Lastly, the Court is not convinced that the e-mail sent to the plaintiff regarding taking leave constitutes an adverse employment action. Assuming, however, that it does, the defendant contends that the e-mail sent to Mr. Gonzales regarding the leave policy was not a reprimand, but rather a reminder of the Agency's policy. Mr. Bingaman provided sworn testimony stating that his reminder to the plaintiff of the proper procedure regarding emergency leave was in response to Mr. Gonzales' recent failure to follow the proper protocol regarding this issue, and also having done so at least once in the past. The plaintiff has failed to show how this email constituted a reprimand. In his response brief, the plaintiff did not address Mr. Bingaman's sworn deposition, where he testified to the above; therefore, the defendant's explanation of the Agency's conduct remains unchallenged. Additionally, the emails sent out regarding the plaintiff's work do not amount to "excessive tracking." Sweeney v. West, 149 F.3d 550, 557 (7th Cir. 1998) (Court found that two counseling statements both stopped short of disciplining Sweeney, but were to admonish her to improve.) The Seventh Circuit has already addressed similar conduct and noted that, "[i]f we interpreted these simple personnel actions as materially adverse, we would be sending a message to employers that even the slightest nudge or admonition (however well-intentioned) given to an employee can be the subject of a federal law suit. . . ." Sweeney, 149 F.3d at 557.

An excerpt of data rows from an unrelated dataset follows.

+        const int t = __shfl_up(inc, off);
+        if (lane >= off) inc += t;
+      }
+      total = uni(__shfl(inc, 63));
+      return inc - v;
+    };
+    int R;
+    const int rbase = prefix(nrow, R);
+    if (R > 64) return false;
+    int c = 0;
+    for (int k = 1; k < nu; k++) c = (__builtin_amdgcn_readlane(rbase, k) <= lane) ? k : c;
+    const int rr = lane - __shfl(rbase, c), c_by0 = __shfl(sp.by0, c), c_bx0 = __shfl(sp.bx0, c),
+              c_bx1 = __shfl(sp.bx1, c);
+    int lo = 0, len = 0;
+    if (lane < R) {
+      const int b = (c_by0 + rr) * sp.stride;
+      lo = st[b + c_bx0];
+      len = st[b + c_bx1 + 1] - lo;
+    }
+    int T;
+    const int excl = prefix(len, T);
+    unsigned act = 0;
+    for (int t0 = 0; t0 < T && act != (1u << nu) - 1; t0 += 64) {
+      const int t = t0 + lane;
+      int row = 0;
+      for (int k = 1; k < R; k++) row = (__builtin_amdgcn_readlane(excl, k) <= t) ? k : row;
+      const int idx = __shfl(lo, row) + (t - __shfl(excl, row)), cc = __shfl(c, row);
+      const double cx = __shfl(x, cc), cy = __shfl(y, cc), cm = __shfl(m, cc), cr = __shfl(r, cc);
+      const Rect qc{__shfl(q.x0, cc), __shfl(q.x1, cc), __shfl(q.y0, cc), __shfl(q.y1, cc)};
+      bool hit = false;
+      if (t < T) {
+        const int e = it[idx];
+        if ((d.c_flags[e] & F_ALIVE) && (int)(e % NP) > gp && rect_hit(cell_rect(d, e), qc)) {
+          const double me = d.c_m[e];
+          hit = overlap(cx, cy, cm, cr, d.c_x[e], d.c_y[e], me, d.c_r[e]) && (can_eat(cm, me) || can_eat(me, cm));
+        }
+      }
+      for (int k = 0; k < nu; k++) act |= __ballot(hit && cc == k) ? 1u << k : 0u;
+    }
+    for (int k = 0; k < nu; k++)
+      occ_add(d, a, Rect{__builtin_amdgcn_readlane(q.x0, k), __builtin_amdgcn_readlane(q.x1, k),
+                         __builtin_amdgcn_readlane(q.y0, k), __builtin_amdgcn_readlane(q.y1, k)});
+    if (has) d.c_active[ci] = (act >> lane) & 1;
+    anyp = act != 0;
+    PT_MARK(3, 3);
+    return true;
+  };
+  if (n >= 2 && pp_multi()) n = 0;
   for (int k = 0; k < n; k++) {
     size_t ci = (size_t)(k == 0 ? s_first : d.p_list[k * NP + gp]) * NP + gp;
     double x = d.c_x[ci], y = d.c_y[ci], m = d.c_m[ci], r = d.c_r[ci];
@@ -2782,89 +2982,10 @@
     else set_err(d, a, ERR_WORK_CAP);
   }
 }
-template <bool SHARE>
 __global__ void __launch_bounds__(256) k_pp_active(Dev d) {
   FLOOR(6);
   PT_BEGIN(3);
-  if constexpr (!SHARE) {
-    pp_active_own(d PT_ARGS);
-    return;
-  }
-  const int lane = threadIdx.x & 63, w = threadIdx.x >> 6;
-  const int g0 = xcd_block(blockIdx.x, gridDim.x) * 4, gp = g0 + w;
-  __shared__ int q_n[4], q_next[4], q_done[4], q_any[4], q_a[4];
-  if (lane == 0) {
-    q_n[w] = 0;
-    q_next[w] = 1;
-    q_done[w] = 0;
-    q_any[w] = 0;
-  }
-  __syncthreads();
-  if (d.tiled && gp == 0 && lane == 0 && d.ctl[0].n_undone_glob != 0) atomicOr(&d.ctl[0].err, ERR_TILE_PASSES);
-  if (gp >= d.NP) return;
-  const int s_first = d.p_list[gp];
-  const bool alive = d.p_alive[gp];
-  const int NP = d.NP, a = gp / d.B;
-  const int *st = d.cstart + (size_t)a * (d.H + 1);
-  const int *it = d.citems + (size_t)a * kMaxCells * d.B;
-  const int E = expand_for(d.ctl[a].rmax_cell);
-  const int n = alive ? d.p_ncells[gp] : 0;
-  if (lane == 0) {
-    q_a[w] = a;
-    __hip_atomic_store(&q_n[w], n, __ATOMIC_RELAXED, __HIP_MEMORY_SCOPE_WORKGROUP);
-  }
-  PT_MARK(3, 1);
-  int wc = w, kc = n > 0 ? 0 : -1, nc = n, sc = s_first;
-  int step = 0;
-  for (; step <= 4 * kMaxCells; step++) {
-    if (kc < 0) {
-      for (int t = 0; t < 4 && kc < 0; t++) {
-        const int w2 = (w + t) & 3;
-        const int n2 = __builtin_amdgcn_readfirstlane(__hip_atomic_load(&q_n[w2], __ATOMIC_RELAXED, __HIP_MEMORY_SCOPE_WORKGROUP));
-        if (n2 <= 1 || __builtin_amdgcn_readfirstlane(q_a[w2]) != a) continue;
-        const int leader = __ffsll((long long)__ballot(1)) - 1;
-        int k = 0;
-        if (lane == leader) k = atomicAdd(&q_next[w2], 1);
-        k = __builtin_amdgcn_readlane(k, leader);
-        if (k >= n2) continue;
-        wc = w2;
-        kc = k;
-        nc = n2;
-        sc = __builtin_amdgcn_readfirstlane((int)d.p_list[k * NP + g0 + w2]);
-      }
-      if (kc < 0) break;
-    }
-    const int gpc = __builtin_amdgcn_readfirstlane(g0 + wc);
-    const size_t ci = (size_t)sc * NP + gpc;
-    double x = d.c_x[ci], y = d.c_y[ci], m = d.c_m[ci], r = d.c_r[ci];
-    PT_MARK(3, 2);
-    Rect q = footprint(x, y, r, d.size);
-    occ_add(d, a, q);
-    bool any = wave_any_in_grid(st, it, d.cols, q, E, [&](int e) {
-      if (!(d.c_flags[e] & F_ALIVE) || (int)(e % NP) <= gpc) return false;
-      if (!rect_hit(cell_rect(d, e), q)) return false;
-      double me = d.c_m[e];
-      return overlap(x, y, m, r, d.c_x[e], d.c_y[e], me, d.c_r[e]) && (can_eat(m, me) || can_eat(me, m));
-    }, d.cshift_c);
-    const int leader = __ffsll((long long)__ballot(1)) - 1;
-    if (lane == leader) {
-      d.c_active[ci] = any;
-      bool push = any;
-      if (nc > 1) {
-        if (any) atomicOr(&q_any[wc], 1);
-        push = atomicAdd(&q_done[wc], 1) == nc - 1 &&
-               __hip_atomic_load(&q_any[wc], __ATOMIC_RELAXED, __HIP_MEMORY_SCOPE_WORKGROUP) != 0;
-      }
-      if (push) {
-        const int wq = atomicAdd(&d.ctl[a].n_pend, 1);
-        if (wq < d.Wcap) d.work[(size_t)a * d.Wcap + wq] = gpc - a * d.B;
-        else set_err(d, a, ERR_WORK_CAP);
-      }
-    }
-    PT_MARK(3, 3);
-    kc = -1;
-  }
-  if (step > 4 * kMaxCells && lane == wave_leader()) set_err(d, a, ERR_CLAIM);
+  pp_active_own(d PT_ARGS);
 }
 
 __device__ __forceinline__ bool remove_cell(const Dev &d, int a, size_t e, uint64_t &order, bool writer = true) {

Taking the record, as the Court must at this stage, in the light most favorable to Mr. Gonzales, it is clear that none of the alleged instances of retaliation, either in isolation or in tandem, rise to the level of "materially adverse employment action" as required under Title VII. The Court, therefore, finds that the plaintiff does not have an actionable retaliation claim.
CONCLUSION
For the reasons set forth above, IT IS HEREBY ORDERED that Defendant's motion for summary judgment of Plaintiff's discrimination claim is granted. It is further ordered that Defendant's motion for summary judgment relating to the retaliation claim is granted.